## Problem statement
Go through the records and filter out every line lacking the word "threadIdx"; copy the lines that remain.

══ Exercise materials ══

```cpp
struct zkfhe_bfv_pk {
  CircuitConfig cfg;
  BfvParams prm;
  DevBuf fixed_l, sigma_l, fixed_ext, sigma_ext, l_ext, xs_ext, dpow, ext3_pw;
  std::vector<AffinePoint> fixed_commit, sigma_commit;
  U256 vk_digest;
  size_t gate1_cells = 0, n_lookup_cells = 0, n_inv_slots = 0;
  int ext_rows = 3;
  DevBuf lookup_src, inv_slots, place_start, place_len;
  std::map<uint64_t, Workspace *> workspaces;
  std::mutex mu;
  PrefixCache prefix;
  PreHash prehash;
};
```

### zk-fhe_amd/host/prover_kernels.hip.hpp

```cpp
#pragma once
#include "../csrc/ctx.hpp"
#include "../csrc/fr9.hip.hpp"
#include "chain_jobs.hpp"

namespace zkp {

using zk::Fr;

__device__ __forceinline__ void powers_body(Fr start, Fr base, Fr *__restrict__ out, size_t n, unsigned blk, unsigned nblk) {
  for (size_t i = blk * (size_t)blockDim.x + threadIdx.x; i < n; i += (size_t)nblk * blockDim.x) {
    Fr r = start, b = base;
    for (size_t e = i; e; e >>= 1) {
      if (e & 1) r = r * b;
      b = zk::fp_sqr<zk::FrP>(b);
    }
    out[i] = r;
  }
}
static __global__ void __launch_bounds__(256) k_powers(Fr start, Fr base, Fr *__restrict__ out, size_t n) { powers_body(start, base, out, n, blockIdx.x, gridDim.x); }

__device__ __forceinline__ unsigned long long rotr64(unsigned long long x, int n) { return (x >> n) | (x << (64 - n)); }
__device__ __forceinline__ Fr rng_draw(const unsigned long long seed[4], unsigned long long ctr) {
  typedef unsigned long long u64;
  const u64 IV[8] = {0x6a09e667f3bcc908ULL, 0xbb67ae8584caa73bULL, 0x3c6ef372fe94f82bULL, 0xa54ff53a5f1d36f1ULL,
// ... 319 lines not shown
}
static __global__ void __launch_bounds__(1024) k_chunk_carry_both(Fr *__restrict__ total, unsigned n_carry, unsigned n_ones, int *__restrict__ closes) {
  if (blockIdx.x == 0) chunk_carry_body(total, n_carry, 0, closes);
  else chunk_carry_body(total + n_carry, n_ones, 1, closes + 1);
}
static __global__ void __launch_bounds__(256) k_scale_rows(Fr *__restrict__ z, const Fr *__restrict__ carry, size_t n, unsigned rows, unsigned n_cols) {
  const size_t total = (size_t)n_cols * rows;
  for (size_t g = blockIdx.x * (size_t)blockDim.x + threadIdx.x; g < total; g += (size_t)gridDim.x * blockDim.x) {
    const unsigned col = (unsigned)(g / rows);
    const unsigned i = (unsigned)(g - (size_t)col * rows);
    Fr *p = z + (size_t)col * n + i;
    *p = *p * carry[col];
  }
}

enum { QG_GATE = 0, QG_RLC = 1, QG_PERM_HEAD = 2, QG_PERM_C = 3, QG_PERM_D = 4, QG_LOOKUP = 5, QG_PERM_FIRST = 6, QG_PERM_LAST = 7 };
struct QGroup {
  int type, first, count, pad;
};
struct QArgs {
  const Fr *adv, *fix, *sig, *pz, *lz, *la, *ls, *inst, *lext, *xs;
  const Fr *beta_delta;
  const QGroup *groups;
  Fr *partials;
  Fr y, beta, gamma, gamma_rlc;
  unsigned log_n, u, n_gate, n_rlc, adv_rlc0, fix_qrlc0, fix_const, fix_table, adv_lookup0, n_lookup, n_advice, n_perm, chunk, n_chunks;
  unsigned rows;
  size_t pt0, pt_count;
};
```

═══

## Result of the exercise
  for (size_t i = blk * (size_t)blockDim.x + threadIdx.x; i < n; i += (size_t)nblk * blockDim.x) {
  for (size_t g = blockIdx.x * (size_t)blockDim.x + threadIdx.x; g < total; g += (size_t)gridDim.x * blockDim.x) {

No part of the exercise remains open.